I recommend the Young Wizards series by Diane Duane, starting with So You Want to Be a Wizard. Wizardry here is partly a matter of aptitude, partly of study, but mostly of need and commitment; you find the chance to become one if the universe needs you to devote your life to slowing down entropy. And oh, it is fun. I'm not actually doing very well with description right now, but I'm sure somebody else could add on.
Sabriel and Lirael and Abhorsen by Garth Nix. Sabriel is part of a tradition of sort of anti-necromancers that must regularly lay the Dead back to rest when they've been dragged back upriver and are shambling around. But she wasn't expecting to take over her dad's job quite so early.
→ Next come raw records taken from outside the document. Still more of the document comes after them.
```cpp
constexpr int X3S_NPAIR = 14;
__host__ __device__ constexpr int x3s_pair_tap(int s, int which) {
    if (s < 9) return (s / 3) * 9 + (s % 3) * 3 + which;
    if (s < 12) return (s - 9) * 9 + which * 3 + 2;
    if (s == 12) return which * 9 + 8;
    return which == 0 ? 26 : 27;
}
bool x3s_plan_ok(const IgemmPlan& p, const void* x, int ldx, const void* y, int ldy, long long sample_voxels);
void dispatch_x3s(const IgemmPlan& p, const IgemmArgs& a, int nwg, hipStream_t st);
bool x3w_plan(IgemmPlan& p, int N, int D, int H, int W, int Cin, int Cout, int ksplit);

struct B16sPlan { int KS, WMG, NT, TZ, ntx, nty, ntz, nM, nN, nsteps, ksplit; };
bool b16s_geom(int KS, int N, int D, int H, int W, int Cin, int Cout, B16sPlan* p);
bool b16s_plan(int KS, int N, int D, int H, int W, int Cin, int Cout, const void* x, int ldx, const void* y, int ldy, B16sPlan* p);
size_t b16s_ws_bytes(int N, int D, int H, int W, int Cin, int Cout, int k);
void dispatch_b16s(const B16sPlan& p, const IgemmArgs& a, int nwg, hipStream_t st);
void set_wgrad_wide(int mode);
int get_wgrad_wide();
void set_b16_tiles(int mode);
int get_b16_tiles();

void dispatch_igemm_lowp(int math, const IgemmPlan& p, const IgemmArgs& a, int nwg, hipStream_t st);
bool dispatch_igemm_phases_lowp(int math, const IgemmPlan& p, const IgemmArgs& a, const IgemmPhases& pt, int nwg, hipStream_t st);
bool igemm_lowp_has(int math, int KS, int CK, int BX, int MB);

}
```

### include/mi355seg.h

```cpp
#ifndef MI355SEG_H
#define MI355SEG_H

#include <stddef.h>
#include <stdint.h>

#ifdef __cplusplus
extern "C" {
#endif

#if defined(__HIP__) || defined(__HIPCC__)
typedef __bf16 mi355seg_bf16;
#else
typedef uint16_t mi355seg_bf16;
#endif

#define MI355SEG_OK 0
#define MI355SEG_EINVAL (-1)
#define MI355SEG_EWORKSPACE (-2)
#define MI355SEG_EHIP (-3)

#define MI355SEG_ACT_NONE 0
#define MI355SEG_ACT_RELU 1
#define MI355SEG_ACT_ELU 2
#define MI355SEG_ACT_LRELU 3
#define MI355SEG_ACT_SIGMOID 4

const char* mi355seg_last_error(void);
int mi355seg_version(void);

#define MI355SEG_MATH_FP32 0
#define MI355SEG_MATH_BF16X6 2
#define MI355SEG_MATH_F16X3 3
#define MI355SEG_MATH_DEFAULT MI355SEG_MATH_F16X3
int mi355seg_set_conv_math(int mode);
int mi355seg_get_conv_math(void);
int mi355seg_set_x3_shape(int shape);
int mi355seg_get_x3_shape(void);
int mi355seg_set_b16_tiles(int mode);
int mi355seg_get_b16_tiles(void);
int mi355seg_set_wgrad_wide(int mode);
int mi355seg_get_wgrad_wide(void);

size_t mi355seg_conv3d_ws_bytes(int N, int D, int H, int W, int Cin, int Cout, int k, int stride, int pad);

int mi355seg_conv3d_fwd_f32(const float* x, int ldx, const float* w, const float* bias,
                            float* y, int ldy, int N, int D, int H, int W, int Cin, int Cout,
                            int k, int stride, int pad, double* stats_sum, double* stats_sq,
                            void* ws, size_t ws_bytes, void* stream);

int mi355seg_conv_math_takes_amax(void);
int mi355seg_conv3d_amax_use_f32(int N, int D, int H, int W, int Cin, int Cout, int k, int stride, int pad);
int mi355seg_amax_f32(const float* x, int ld, long long rows, int C, float* amax , void* stream);
int mi355seg_conv3d_fwd_ax_f32(const float* x, int ldx, const float* w, const float* bias,
                               float* y, int ldy, int N, int D, int H, int W, int Cin, int Cout,
                               int k, int stride, int pad, double* stats_sum, double* stats_sq, const float* x_amax, const float* w_amax,
                               void* ws, size_t ws_bytes, void* stream);
int mi355seg_conv3d_dgrad_ax_f32(const float* dy, int lddy, const float* w, float* dx, int lddx,
                                 int N, int D, int H, int W, int Cin, int Cout,
                                 int k, int stride, int pad, const float* dy_amax, const float* w_amax, void* ws, size_t ws_bytes, void* stream);
int mi355seg_conv3d_dgrad_bnsums_ax_f32(const float* dy, int lddy, const float* w, float* dx, int lddx,
                                        int N, int D, int H, int W, int Cin, int Cout, int k, int stride, int pad,
                                        const float* bn_x, int ld_bnx, const float* mean, const float* rstd, const float* gamma, const float* beta,
                                        int act, float slope, float* s1, float* s2, float* dgamma, float* dbeta, const float* dy_amax, const float* w_amax,
                                        void* ws, size_t ws_bytes, void* stream);
int mi355seg_conv3d_wgrad_ax_f32(const float* dy, int lddy, const float* x, int ldx,
                                 float* dw, float* db, int N, int D, int H, int W, int Cin, int Cout,
                                 int k, int stride, int pad, int accumulate, const float* dy_amax, const float* x_amax,
                                 void* ws, size_t ws_bytes, void* stream);

int mi355seg_bn_fold_f32(const float* gamma, const float* beta, const float* mean, const float* var, const float* conv_bias,
                         float eps, int C, float* scale, float* shift, void* stream);
int mi355seg_conv3d_fused_supported_f32(int N, int D, int H, int W, int Cin, int Cout, int k, int stride, int pad, int ldx, int ldy);
int mi355seg_conv3d_fwd_fused_f32(const float* x, int ldx, const float* w, const float* oscale, const float* oshift, int act, float slope,
                                  float* y, int ldy, int N, int D, int H, int W, int Cin, int Cout, int k, int stride, int pad,
                                  void* ws, size_t ws_bytes, void* stream);
int mi355seg_conv3d_fused_supported_bf16(int N, int D, int H, int W, int Cin, int Cout, int k, int stride, int pad, int ldx, int ldy);
int mi355seg_conv3d_fwd_fused_bf16(const mi355seg_bf16* x, int ldx, const float* w, const float* oscale, const float* oshift, int act, float slope,
                                   mi355seg_bf16* y, int ldy, int N, int D, int H, int W, int Cin, int Cout, int k, int stride, int pad,
                                   void* ws, size_t ws_bytes, void* stream);

int mi355seg_conv3d_pro_supported_f32(int N, int D, int H, int W, int Cin, int Cout, int k, int stride, int pad, int act);
int mi355seg_conv3d_fwd_yamax_ax_f32(const float* x, int ldx, const float* w, const float* bias,
                                     float* y, int ldy, int N, int D, int H, int W, int Cin, int Cout,
                                     int k, int stride, int pad, double* stats_sum, double* stats_sq, const float* x_amax, const float* w_amax,
                                     float* y_amax, void* ws, size_t ws_bytes, void* stream);
int mi355seg_norm_fold_f32(const double* sum, const double* sq, long long rows, int C, float eps, const float* gamma, const float* beta, int act,
                           float* mean, float* rstd, float* running_mean, float* running_var, float momentum,
                           const float* x_amax, float* al, float* be, float* a_amax, void* stream);
int mi355seg_conv3d_fwd_pro_ax_f32(const float* x, int ldx, const float* pro_al, const float* pro_be, int pro_act, float pro_slope,
                                   const float* w, const float* bias, float* y, int ldy, int N, int D, int H, int W, int Cin, int Cout,
                                   int k, int stride, int pad, double* stats_sum, double* stats_sq, const float* x_amax, const float* w_amax,
                                   void* ws, size_t ws_bytes, void* stream);
int mi355seg_conv3d_wgrad_pro_ax_f32(const float* dy, int lddy, const float* x, int ldx, const float* pro_al, const float* pro_be, int pro_act, float pro_slope,
                                     float* dw, float* db, int N, int D, int H, int W, int Cin, int Cout,
// ... 387 lines not shown
```

Baseline: 222.4 million voxels/s.

## Add warp-specialized producer/consumer f16x3 wgrad kernel for k3 32x32 convs

Adds a new k3 weight-gradient kernel for the f16x3 path in which four waves run MFMAs while the remaining waves load fp32 x and dy tiles from global memory. The producer waves apply the fused prologue (scale, shift, leaky ReLU), split each value into two fp16 halves and write them into double-buffered LDS. The aim is to overlap global loads and the split work with MFMA compute, which the existing narrow kernel does within the same waves. It is selected by default only for prologue-fused Cin=Cout=32 layers with many tiles per strip; it uses one block per CU and the full LDS, and it adds a query for which wgrad form ran.

```diff
diff --git a/general-medical-image-segmentation-cnn-framework_amd/csrc/conv_bf16_api.hip b/general-medical-image-segmentation-cnn-framework_amd/csrc/conv_bf16_api.hip
--- a/general-medical-image-segmentation-cnn-framework_amd/csrc/conv_bf16_api.hip
+++ b/general-medical-image-segmentation-cnn-framework_amd/csrc/conv_bf16_api.hip
@@ -111,11 +111,12 @@
 int mi355seg_get_b16_tiles(void) { return get_b16_tiles(); }
 
 int mi355seg_set_wgrad_wide(int mode) {
-    SEG_CHECK_ARG(mode >= 0 && mode <= 2, "set_wgrad_wide: 0 (never), 1 (where it pays) or 2 (wherever the geometry allows), got %d", mode);
+    SEG_CHECK_ARG(mode >= 0 && mode <= 3, "set_wgrad_wide: 0 (never), 1 (where it pays), 2 (wide wherever the geometry allows) or 3 (producer / consumer wherever the geometry allows), got %d", mode);
     set_wgrad_wide(mode);
     return MI355SEG_OK;
 }
 int mi355seg_get_wgrad_wide(void) { return get_wgrad_wide(); }
+int mi355seg_last_wgrad_lowp_form(void) { return last_wgrad_lowp_form(); }
 
 size_t mi355seg_conv3d_ws_bytes_bf16(int N, int D, int H, int W, int Cin, int Cout, int k, int stride, int pad) {
     size_t base = mi355seg_conv3d_ws_bytes(N, D, H, W, Cin, Cout, k, stride, pad);
diff --git a/general-medical-image-segmentation-cnn-framework_amd/csrc/conv_wgrad_lowp.hip b/general-medical-image-segmentation-cnn-framework_amd/csrc/conv_wgrad_lowp.hip
--- a/general-medical-image-segmentation-cnn-framework_amd/csrc/conv_wgrad_lowp.hip
+++ b/general-medical-image-segmentation-cnn-framework_amd/csrc/conv_wgrad_lowp.hip
@@ -629,9 +629,266 @@
     }
 }
 
+constexpr int PC_THREADS = 512, PC_CONS = 4, PC_PTHREADS = PC_THREADS - PC_CONS * 64, PC_TPW = 7;
+
+template <int BX, int KS>
+struct PTile {
+    using X = LTile<BX, KS, 2, 1>;
+    static constexpr int ROW = 144;
+    __host__ __device__ static constexpr int row_addr(int v) { return (v >> 1) * (2 * ROW) + (v & 1) * 128; }
+    static constexpr int X_BYTES = X::NVOX * ROW, D_BYTES = X::VOX * ROW, BUF_BYTES = X_BYTES + D_BYTES;
+    static constexpr int LDS_BYTES = 2 * BUF_BYTES;
+    static_assert(LDS_BYTES + 256 <= 160 * 1024, "two tiles and the prologue table do not fit the LDS");
+};
+
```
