+        for (int u = 0; u < kU; ++u) {
+            a[u] = Ap[(size_t)(s + u) * 4 * kH];
+            b[u] = Bp[(size_t)(s + u) * 4 * kH];
         }
     };
-    fetch(0);
-    for (int kc = 0; kc < kH; kc += kKC) {
+    auto mma = [&](const float (&a)[kU], const bf16_t (&b)[kU]) __attribute__((always_inline)) {
 #pragma unroll
-        for (int s = 0; s < 8; ++s) {
-            if (kind == 0) As[(tid & 31) * kAld + (tid >> 5) + 8 * s] = (double)ra[s];
-            else As[((tid >> 6) + 4 * s) * kAld + (tid & 63)] = (double)ra[s];
-            Bs[((tid >> 6) + 4 * s) * kTile + (tid & 63)] = bf16_to_f64(rb[s]);
-        }
-        if (kc + kKC < kH) fetch(kc + kKC);
-        __syncthreads();
-#pragma unroll 8
-        for (int k = 0; k < kKC; ++k) {
-            const double2 a01 = *reinterpret_cast<const double2*>(&As[k * kAld + 4 * ty]);
-            const double2 a23 = *reinterpret_cast<const double2*>(&As[k * kAld + 4 * ty + 2]);
-            const double2 b01 = *reinterpret_cast<const double2*>(&Bs[k * kTile + 4 * tx]);
-            const double2 b23 = *reinterpret_cast<const double2*>(&Bs[k * kTile + 4 * tx + 2]);
-            const double a[4] = {a01.x, a01.y, a23.x, a23.y}, b[4] = {b01.x, b01.y, b23.x, b23.y};
-#pragma unroll
-            for (int i = 0; i < 4; ++i)
-#pragma unroll
-                for (int j = 0; j < 4; ++j) acc[i][j] = fma(a[i], b[j], acc[i][j]);
-        }
-        __syncthreads();
+        for (int u = 0; u < kU; ++u) acc = mfma_f64((double)a[u], bf16_to_f64(b[u]), acc);
+    };
+    if (steps <= 0) return acc;
+    load(a0, b0, 0);
+    for (int s = 0; s < steps; s += 2 * kU) {
+        load(a1, b1, s + kU);
+        mma(a0, b0);
+        if (s + 2 * kU < steps) load(a0, b0, s + 2 * kU);
+        mma(a1, b1);
     }
-#pragma unroll
-    for (int i = 0; i < 4; ++i)
-#pragma unroll
-        for (int j = 0; j < 4; ++j) {
-            const size_t o = (size_t)r * kH * kH + (size_t)(m0 + 4 * ty + i) * kH + n0 + 4 * tx + j;
-            if (kind == 0) dWc[o] = f64_to_bf16(acc[i][j]);
-            else part[o] = acc[i][j];
-        }
+    return acc;
 }
 
-__global__ __launch_bounds__(kH) void chain_combine_finish_kernel(const double* __restrict__ part, const float* __restrict__ c,
-                                                                  const bf16_t* __restrict__ W1, const bf16_t* __restrict__ bias,
-                                                                  int32_t R, bf16_t* __restrict__ dW1, bf16_t* __restrict__ db,
-                                                                  bf16_t* __restrict__ db1) {
-    const int h = threadIdx.x, j = (int)blockIdx.x;
-    if (j < kH) {
-        double sum = 0.0;
-        for (int r = 0; r <= R; ++r) sum += part[(size_t)r * kH * kH + (size_t)j * kH + h];
-        if (bias) sum = fma((double)c[j], bf16_to_f64(bias[h]), sum);
-        dW1[(size_t)j * kH + h] = f64_to_bf16(sum);
+__global__ __launch_bounds__(kThreads) void chain_combine_mfma_kernel(const float* __restrict__ M, const float* __restrict__ c,
+                                                                      const bf16_t* __restrict__ W1, const bf16_t* __restrict__ Wc,
+                                                                      const bf16_t* __restrict__ Wc_loop, const bf16_t* __restrict__ bias,
+                                                                      int32_t R, bf16_t* __restrict__ dWc, bf16_t* __restrict__ db,
+                                                                      bf16_t* __restrict__ dW1, bf16_t* __restrict__ db1) {
+    __shared__ double red[3][4][64];
+    const int tid = threadIdx.x, lane = tid & 63, wave = tid >> 6, li = lane & 15, lk = lane >> 4;
+    const int b = (int)blockIdx.x;
+    if (b < kW1Blocks) {
+        const int m0 = (2 * (b & 7) + ((b >> 3) & 1)) * kT, n0 = (b >> 4) * kT;
+        const int rows = (R + 1) * (kH / 4), row0 = wave * rows, loop0 = R * kH;
+        const int rows_wc = min(max(loop0 - row0, 0), rows);
+        const float* Ap = M + (size_t)(row0 + lk) * kH + m0 + li;
+        f64x4 acc = {0.0, 0.0, 0.0, 0.0};
+        if (rows_wc > 0) acc = chain_rows(Ap, Wc + (size_t)(row0 + lk) * kH + n0 + li, rows_wc / 4, acc);
+        if (rows_wc < rows)
+            acc = chain_rows(Ap + (size_t)rows_wc * kH, Wc_loop + (size_t)(row0 + rows_wc - loop0 + lk) * kH + n0 + li, (rows - rows_wc) / 4, acc);
+        if (wave)
+#pragma unroll
+            for (int v = 0; v < 4; ++v) red[wave - 1][v][lane] = acc[v];
+        __syncthreads();
+        if (wave) return;
+#pragma unroll
+        for (int v = 0; v < 4; ++v) {
+            const int j = m0 + lk + 4 * v, h = n0 + li;
+            double sum = ((acc[v] + red[0][v][lane]) + red[1][v][lane]) + red[2][v][lane];
+            if (bias) sum = fma((double)c[j], bf16_to_f64(bias[h]), sum);
+            dW1[(size_t)j * kH + h] = f64_to_bf16(sum);
+        }
         return;
     }
+    const int t = b - kW1Blocks;
+    if (t < (R + 1) * kWcBlocksPerRel) {
+        const int id = (t >> 5) * 8 + (t & 7), r = id >> 4, m0 = (id & 15) * kT, n0 = ((t >> 3) & 3) * 4 * kT + wave * kT;
+        const float* Ap = M + ((size_t)r * kH + m0 + li) * kH + 4 * lk;
+        const bf16_t* Bp = W1 + (size_t)(4 * lk) * kH + n0 + li;
+        f64x4 acc = {0.0, 0.0, 0.0, 0.0};
+        float4 a0[2], a1[2];
+        bf16_t b0[2][4], b1[2][4];
+        auto load = [&](float4 (&a)[2], bf16_t (&bb)[2][4], int kc) __attribute__((always_inline)) {
+#pragma unroll
+            for (int u = 0; u < 2; ++u) {
+                a[u] = *reinterpret_cast<const float4*>(Ap + kc + 16 * u);
+#pragma unroll
+                for (int s = 0; s < 4; ++s) bb[u][s] = Bp[(size_t)(kc + 16 * u + s) * kH];
+            }
+        };
+        auto mma = [&](const float4 (&a)[2], const bf16_t (&bb)[2][4]) __attribute__((always_inline)) {
+#pragma unroll
+            for (int u = 0; u < 2; ++u) {
+                acc = mfma_f64((double)a[u].x, bf16_to_f64(bb[u][0]), acc);
+                acc = mfma_f64((double)a[u].y, bf16_to_f64(bb[u][1]), acc);
+                acc = mfma_f64((double)a[u].z, bf16_to_f64(bb[u][2]), acc);
+                acc = mfma_f64((double)a[u].w, bf16_to_f64(bb[u][3]), acc);
+            }
+        };
+        load(a0, b0, 0);
+        for (int kc = 0; kc < kH; kc += 64) {
+            load(a1, b1, kc + 32);
+            mma(a0, b0);
+            if (kc + 64 < kH) load(a0, b0, kc + 64);
+            mma(a1, b1);
+        }
+#pragma unroll
+        for (int v = 0; v < 4; ++v)
+            dWc[((size_t)r * kH + m0 + lk + 4 * v) * kH + n0 + li] = f64_to_bf16(acc[v]);
+        return;
+    }
+    const int h = tid;
+    double* cs = &red[0][0][0];
+    cs[h] = (double)c[h];
+    __syncthreads();
     if (db) {
         double sum = 0.0;
-        for (int jj = 0; jj < kH; ++jj) sum = fma((double)c[jj], bf16_to_f64(W1[(size_t)jj * kH + h]), sum);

Pamela Service has written a whole lot of novels, generally easy reading; she does reuse patterns somewhat, to the point that I started noticing a bit of a formula feeling eventually when I tore through several in a row, but it's a pretty good formula as they go and she does have a lot of variations on it. I may have just overdosed. :P The ones I love best are Weirdos of the Universe, Unite!, in which a couple of kids end up fending off an alien invasion with the help of (among others) Baba Yaga, Siegfried, the Wild Huntsman, and a tribble; and the pair Winter of Magic's Return and Tomorrow's Magic, which is... um... post-nuclear-apocalyptic Arthurian fantasy.
And while we're on Arthurian stuff, everything by Gerald Morris. I think he started with some of the better-known pieces and later proceeded into more obscure bits, and he turns all of them into really fun novelizations which combine fondness for the characters with real foibles and mix seriousness and absolute hilarity wonderfully. I love them.